From his chair, Blue kicked me in the stomach, and sent me staggering. I charged back at him as he got up, but he spun me aside and tripped me, sending me crashing into the parlor table, which splintered into kindling. Before I could rise, Blue had me by the collar. He pulled me to my feet.
“If you’re gonna win this fight, you’d better git after it,” he growled in my ear.
I took Blue’s advice, and elbowed him hard in the ribs. Then I spun and punched him in the mouth. Blue saw it coming, and though I only punched him hard enough to bust a lip, he threw his head upward and staggered backward as if I had knocked every tooth in his head down his throat.
Suddenly, Rosa streaked by me and sprang on top of Blue, knocking him to floor, where she proceeded to pummel him with her tiny fists. I started laughing at the sight, until the big bullwhacker-turned-bartender made his way around the end of the bar with a hickory axe handle. He roared like a bear and took a couple of swings at me with the axe handle, which I avoided with some desperate maneuvers.
I was thinking about reaching for my Colt when old John Hatcher sprang onto the bartender’s back, and started gouging at his eyes and screaming like a Cheyenne warrior riding into battle. This gave me a chance to pull Rosa off Blue, who quickly kicked my feet out from under me, and resumed our fight where most fights end up, on the ground, in kicking, groveling chaos. Rosa, of course, jumped right back on top of the two of us.
I was trying to tell Blue that we’d better get out if we didn’t want our skulls split with that axe handle, when I heard the pistol shot. Blue and I looked up from the floor. I pushed Rosa aside to see Luther Sheffield standing over us, a white swirl of smoke coming from the muzzle of the pocket pistol in his hand. Hatch
er slid down from the shoulders of the big bartender, who dropped his axe handle, and started rubbing his injured eyes.
“Gentlemen,” Sheffield said. “If I may make such a mockery of the term. Perhaps you’ve not been made aware of the fact that we allow no fighting in this establishment.”
“No fightin’!” John Hatcher shouted. “What kind of a cantina don’t allow fightin’?”
“This is no cantina,” Sheffield said. “Though it may be located in the pit of this uncivilized outpost of hell itself, this is a fine gambling parlor.”
As I rose from the floor, I took a good look at Luther Sheffield. In addition to the small revolver in his hand, I saw a dagger sheathed on his belt. He was no bigger than the average man, but his hazel eyes revealed his complete disregard for any amount of danger three frontier ruffians might represent. Our little disturbance had not ruffled him in the least.
“Parlor!” John Hatcher shouted. “Well, mister, I’m of a mind to clean house in your goddamn parlor. Any place with a dirt floor that calls itself a parlor ought to go on back to Ohio!”
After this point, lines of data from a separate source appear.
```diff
@@ -1184,13 +1200,22 @@
   }
   dvd::XTile t;
   int S2 = 0;
+  const bool compact = dvd::g_xcfg != 8;
   if (s2) {
     Hh = Hq;
     Ww = Wq;
     DVD_REQUIRE(dvd::pick_tile_s2(Hh, Ww, c, t, S2), "xconv: no stride-2 tile of a %dx%d image fits the LDS", H, W);
   } else {
-    if (c.b1 && !dvd::pick_tile(Hh, Ww, KS, c, t)) c.b1 = false;
-    DVD_REQUIRE(dvd::pick_tile(Hh, Ww, KS, c, t), "xconv: no tile of a %dx%d image with a %dx%d kernel fits the LDS", H, W, KS, KS);
+    if (c.b1 && !dvd::pick_tile(Hh, Ww, KS, c, t, compact)) c.b1 = false;
+    DVD_REQUIRE(dvd::pick_tile(Hh, Ww, KS, c, t, compact), "xconv: no tile of a %dx%d image with a %dx%d kernel fits the LDS", H,
+                W, KS, KS);
+    if (compact && dvd::g_xcfg == 0 && KS > 1 && c.TM >= 4 &&
+        (long long)t.ntr * t.ntc * ((Cout + c.blockM() - 1) / c.blockM()) * groups * N < dvd::kXUnderfilled) {
+      c = dvd::XCfg{2, 2, 2, 2};
+      c.in16 = in16 != 0;
+      DVD_REQUIRE(dvd::pick_tile(Hh, Ww, KS, c, t, compact), "xconv: no tile of a %dx%d image with a %dx%d kernel fits the LDS",
+                  H, W, KS, KS);
+    }
   }
   dvd::XArgs a;
   a.x = x;
@@ -1210,7 +1235,7 @@
   a.N = N; a.Cin = Cin; a.Cout = Cout; a.H = Hh; a.W = Ww;
   a.G = groups; a.mtiles = dvd::xconv_mtiles(Cout);
   a.KS = KS; a.pad = KS / 2; a.T = KS * KS;
-  a.TR = t.TR; a.TC = t.TC; a.P = t.P; a.ntr = t.ntr; a.ntc = t.ntc; a.NV = t.NV;
+  a.TR = t.TR; a.TC = t.TC; a.P = t.P; a.ntr = t.ntr; a.ntc = t.ntc; a.NV = t.NV; a.QC = t.QC;
   a.nkc = (Cin + 15) / 16; a.npos = t.npos; a.nfi = t.FI;
   a.Hi = s2 ? H : (zi ? Hq : Hh); a.Wi = s2 ? W : (zi ? Wq : Ww); a.S2 = S2; a.ZI = zi;
   a.relu_in = flags & 1; a.relu_out = (flags >> 1) & 1; a.res_relu = (flags >> 2) & 1;
```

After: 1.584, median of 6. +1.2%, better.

“Now, John,” I said. “Me and Blue can take our fight somewhere else. Come on, you just go with us.”
I walked wide around the bartender, who was regaining his vision, and grabbed Hatcher by the elbow. “Come on, John, a man can’t even get a cup of coffee here, anyway. Some parlor.”
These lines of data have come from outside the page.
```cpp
__device__ __forceinline__ void store_row_wt(const NV &v, const DevNodes &d, int32_t i) {
#pragma unroll
  for (int r = 0; r < KOORDHIP_NRES; r++) st_wt_g(&d.requested[r][i], v.r[r]);
  st_wt_g(&d.npods[i], v.npods);
  st_wt_g(&d.nz_cpu[i], v.nz_cpu);
  st_wt_g(&d.nz_mem[i], v.nz_mem);
  st_wt_g(&d.la_used_cpu[i], v.la_u_cpu);
  st_wt_g(&d.la_used_mem[i], v.la_u_mem);
  st_wt_g(&d.la_used_prod_cpu[i], v.la_up_cpu);
  st_wt_g(&d.la_used_prod_mem[i], v.la_up_mem);
  st_wt_g(&d.flags[i], (uint8_t)v.flags);
}

template <bool Z = true>
__device__ __forceinline__ void store_numa_row_wt(const NumaRow &r, const DevNodes &d, int32_t i) {
  st_wt_g(&d.nu.cnt[i], r.cnt);
#pragma unroll
  for (int w = 0; w < NW; w++) {
    st_wt_g(&d.nu.fr[w][i], r.fr[w]);
    st_wt_g(&d.nu.ep[w][i], r.ep[w]);
    st_wt_g(&d.nu.en[w][i], r.en[w]);
  }
  if (Z && d.nu.za && topo_policy(r.nflags) != 0) {
    double *zu = d.nu.zu + (size_t)i * 2 * ZMAX;
#pragma unroll
    for (int q = 0; q < ZMAX; q++) {
      st_wt_g(&zu[q], r.zu[0][q]);
      st_wt_g(&zu[ZMAX + q], r.zu[1][q]);
    }
  }
}

template <bool Z, bool WAVE = false>
__device__ __attribute__((noinline)) bool numa_reserve(const DevNumaClass *classes, NumaRow &row, const DevPod &pod,
                                                       uint64_t *cpus_out, const uint64_t *pref = nullptr) {
  NumaRow r = row;
  const DevPod p = pod;
  uint64_t cpus[NW] = {0, 0, 0, 0};
  uint64_t P[NW] = {0, 0, 0, 0};
  if (pref)
    for (int w = 0; w < NW; w++) P[w] = pref[w];
  for (int w = 0; w < NW; w++) cpus_out[w] = 0;
  const bool cs = (p.flags & KOORDHIP_POD_CPUSET) != 0;
  const int tp = Z ? topo_policy(r.nflags) : 0;
  if (!cs && tp == 0) return true;
  if (r.cls < 0) return false;
  const DevNumaClass &C = classes[r.cls];
  if (!Z || tp == 0) {
    if (cs && any4(P)) {
      if (!numa_allocate_pref_in<WAVE>(C, r, p, P, cpus)) return false;
    } else if (!numa_allocate_in<WAVE>(C, r, p, cpus)) {
      return false;
    }
    numa_apply(r, p, cpus, +1, P);
  } else {
    uint32_t mask;
    double av[2][ZMAX];
    zone_avail_all(r, C.nnuma, av);
    if (!zone_hint(C.nnuma, av, p, tp, &mask)) return false;
    const bool hp = cs && any4(P);
    if (hp) {
      double ru[ZMAX];
      zone_reusable(C, P, ru);
      zone_avail_reus(r, C.nnuma, ru, av);
    }
    double z[2][ZMAX];
    if (mask && !zone_alloc(C.nnuma, av, p, mask, z)) return false;
    if (cs) {
      if (mask) {
        if (!zone_allocate_in(C, r, p, z, cpus, hp ? P : nullptr)) return false;
      } else if (hp) {
        if (!numa_allocate_pref_in<WAVE>(C, r, p, P, cpus)) return false;
      } else if (!numa_allocate_in<WAVE>(C, r, p, cpus)) {
        return false;
      }
      numa_apply(r, p, cpus, +1, P);
    }
    if (mask) {
#pragma unroll
      for (int k = 0; k < ZMAX; k++) {
        r.zu[0][k] += z[0][k];
        r.zu[1][k] += z[1][k];
      }
    }
  }
  row = r;
  for (int w = 0; w < NW; w++) cpus_out[w] = cpus[w];
  return true;
}

template <int S>
__device__ __forceinline__ uint32_t filter_status(const DevCfg &c, const DevPod &pod, const NV &v,
                                                  const NumaRowRS<S> &r, const DevNumaClass *classes, int nmatch,
                                                  uint32_t mm, ResvXS rx = no_rx()) {
  uint32_t b = 0;
  if ((c.filt & KOORDHIP_PLUGIN_NODE_STATIC) && !((v.sa >> pod.sclass) & 1u)) b |= KOORDHIP_ST_STATIC_FAIL;
// ... 72 lines not shown
```

### koordinator_amd/csrc/kernels.hip

```cpp
#include <hip/hip_runtime.h>

#include <algorithm>
#include <cstdio>

#include "eval.hpp"
#include "karg.hpp"
#include "kernels.h"
#include "pipe.hpp"
#include "rows.hpp"

namespace kh {
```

“Someone needs to pay the damages,” Sheffield said.
“Damages!” Hatcher blurted.
I reached carefully into my pocket and showed Sheffield one of the gold coins I had gotten from Maxwell’s ranch. I tossed it to the gambler, who showed a hint of surprise when he caught it.
“Will that cover it?” I asked. “It was just one little old parlor table.”
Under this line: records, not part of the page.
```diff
+            for (int t = 0; t < n_init; ++t) lean_date_cva<NSLOT, PPL>(dlds + t, reg, cva, etab);
+            int step = 0;
+#pragma unroll 1
+            while (step < n_steps) {
+                int st;
+                {
+                    const int zr0 = mcx_region_zero();
+                    const auto& k = kargs_region(zr0).k1;
+                    const uint64_t seed = k.seed;
+                    const mcx_bm_coef bc = mcx_bm_coef_load(zr0);
+                    const mcx_bm_vconst vc = cva_run_vconst<DK>(vck);
+                    uint32_t path_hi = 0;
+                    if constexpr (DK == 1) path_hi = ((const MCX_KONST uint32_t*)&k.path_offset)[1];
+#pragma unroll 1
+                    do {
+                        double zz[PPL][NZ], uu[PPL];
+                        bool rare;
+                        const StepData<NSLOT, NZ> sdat = sim_step_load<NSLOT, NZ, SIG>(k, step);
+                        __builtin_amdgcn_sched_barrier(0);
+                        if constexpr (DK == 1) {
+                            static_assert(NZ == 2, "one Philox block per path and sub-step");
+                            double za[PPL], zb[PPL];
+                            rare = cva_draw_pairs<PPL, BMB>(seed, tw, path_hi, (uint32_t)step, za, zb, tab, bc, vc, dck);
+#pragma unroll
+                            for (int q = 0; q < PPL; ++q) { zz[q][0] = za[q]; zz[q][1] = zb[q]; uu[q] = 0.0; }
+                        } else {
+                            uint32_t st_q[PPL];
+#pragma unroll
+                            for (int q = 0; q < PPL; ++q) st_q[q] = (uint32_t)step;
+                            rare = sim_draw_n<PPL, NZ, SIG, BMB>(k, st_q, path, zz, uu, tab, seed, bc, vc);
+                        }
+                        if (__builtin_expect(__any(rare), 0)) {
+                            if constexpr (DK == 1) {
+#pragma unroll
+                                for (int q = 0; q < PPL; ++q)
+                                    sim_draw<NZ, false, SIG, BMB, true>(k, step, ((uint64_t)path_hi << 32) | cva_rare_word(plo[q]), i[q], zz[q], uu[q], tab, seed, bc, &vc);
+                            } else {
+#pragma unroll
+                                for (int q = 0; q < PPL; ++q) sim_draw<NZ, false, SIG, BMB, true>(k, step, path[q], i[q], zz[q], uu[q], tab, seed, bc, &vc);
+                            }
+                        }
+#pragma unroll
+                        for (int q = 0; q < PPL; ++q) st = sim_apply_loaded<NSLOT, NZ, SIG, true>(k, sdat, reg[q], zz[q], uu[q]);
+                        ++step;
+                    } while (st < 0 && step < n_steps);
+                }
+                if (st >= 0) lean_date_cva<NSLOT, PPL>(dlds + st, reg, cva, etab);
+            }
+        } else if (SIMULATE) {
         int step = 0, t_init = 0;
 #pragma unroll 1
         while (true) {
@@ -235,9 +333,6 @@
                 const uint64_t seed = k.seed;
                 const mcx_bm_coef bc = mcx_bm_coef_load(zr0);
                 const mcx_bm_vconst vc = mcx_bm_vconst_make<BMB>(bc);
-                uint32_t path_hi = 0;
-                CvaDrawConst dc = {};
-                if constexpr (DK == 1) { path_hi = ((const MCX_KONST uint32_t*)&k.path_offset)[1]; dc = cva_draw_const_make(); }
 #pragma unroll 1
                 while (st < 0 && step < n_steps) {
                     if constexpr (SIG == SIG_GENERIC) {
@@ -252,15 +347,6 @@
                         if constexpr (INJECT) {
 #pragma unroll
                             for (int q = 0; q < PPL; ++q) sim_draw<NZ, true, SIG, BMB>(k, step, path[q], i[q], zz[q], uu[q], tab, seed, bc, &vc);
-                        } else if constexpr (DK == 1) {
-                            static_assert(NZ == 2, "one Philox block per path and sub-step");
-                            uint32_t plo[PPL];
-                            double za[PPL], zb[PPL];
-#pragma unroll
-                            for (int q = 0; q < PPL; ++q) plo[q] = (uint32_t)path[q];
-                            rare = cva_draw_pairs<PPL, BMB>(seed, plo, path_hi, (uint32_t)step, 0u, za, zb, tab, bc, vc, dc);
-#pragma unroll
-                            for (int q = 0; q < PPL; ++q) { zz[q][0] = za[q]; zz[q][1] = zb[q]; uu[q] = 0.0; }
                         } else {
                             uint32_t st_q[PPL];
 #pragma unroll
@@ -268,14 +354,8 @@
                             rare = sim_draw_n<PPL, NZ, SIG, BMB>(k, st_q, path, zz, uu, tab, seed, bc, vc);
                         }
                         if (!INJECT && __builtin_expect(__any(rare), 0)) {
-                            if constexpr (DK == 1) {
-#pragma unroll
-                                for (int q = 0; q < PPL; ++q)
-                                    sim_draw<NZ, false, SIG, BMB, true>(k, step, ((uint64_t)path_hi << 32) | (uint32_t)path[q], i[q], zz[q], uu[q], tab, seed, bc, &vc);
-                            } else {
-#pragma unroll
-                                for (int q = 0; q < PPL; ++q) sim_draw<NZ, false, SIG, BMB, true>(k, step, path[q], i[q], zz[q], uu[q], tab, seed, bc, &vc);
-                            }
+#pragma unroll
+                            for (int q = 0; q < PPL; ++q) sim_draw<NZ, false, SIG, BMB, true>(k, step, path[q], i[q], zz[q], uu[q], tab, seed, bc, &vc);
                         }
 #pragma unroll
                         for (int q = 0; q < PPL; ++q) st = sim_apply_loaded<NSLOT, NZ, SIG, true>(k, sdat, reg[q], zz[q], uu[q]);
@@ -283,10 +363,7 @@
                     ++step;
                 }
             }
-            if (st >= 0) {
-                if constexpr (DK != 0) lean_date_cva<NSLOT, PPL>(dlds + st, reg, cva, etab);
-                else lean_date<NSLOT, SIG, PPL, true>(st, i, live, first_tile, lds, reg, cfs, cva, est, etab);
-            }
+            if (st >= 0) lean_date<NSLOT, SIG, PPL, true>(st, i, live, first_tile, lds, reg, cfs, cva, est, etab);
         }
         } else {
             auto load_row = [&](int t, double (&dst)[PPL][NREG]) {
```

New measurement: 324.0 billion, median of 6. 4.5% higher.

“That should suffice,” Sheffield said. He let the hammer down on his pistol, and slipped it into the pocket of his coat. “You gentlemen might think about minding your manners, and coming on back sometime. No reason we can’t all enjoy one another’s company.” I knew this comment was intended mainly for me, for Sheffield wanted some of that gold I had just flashed at him.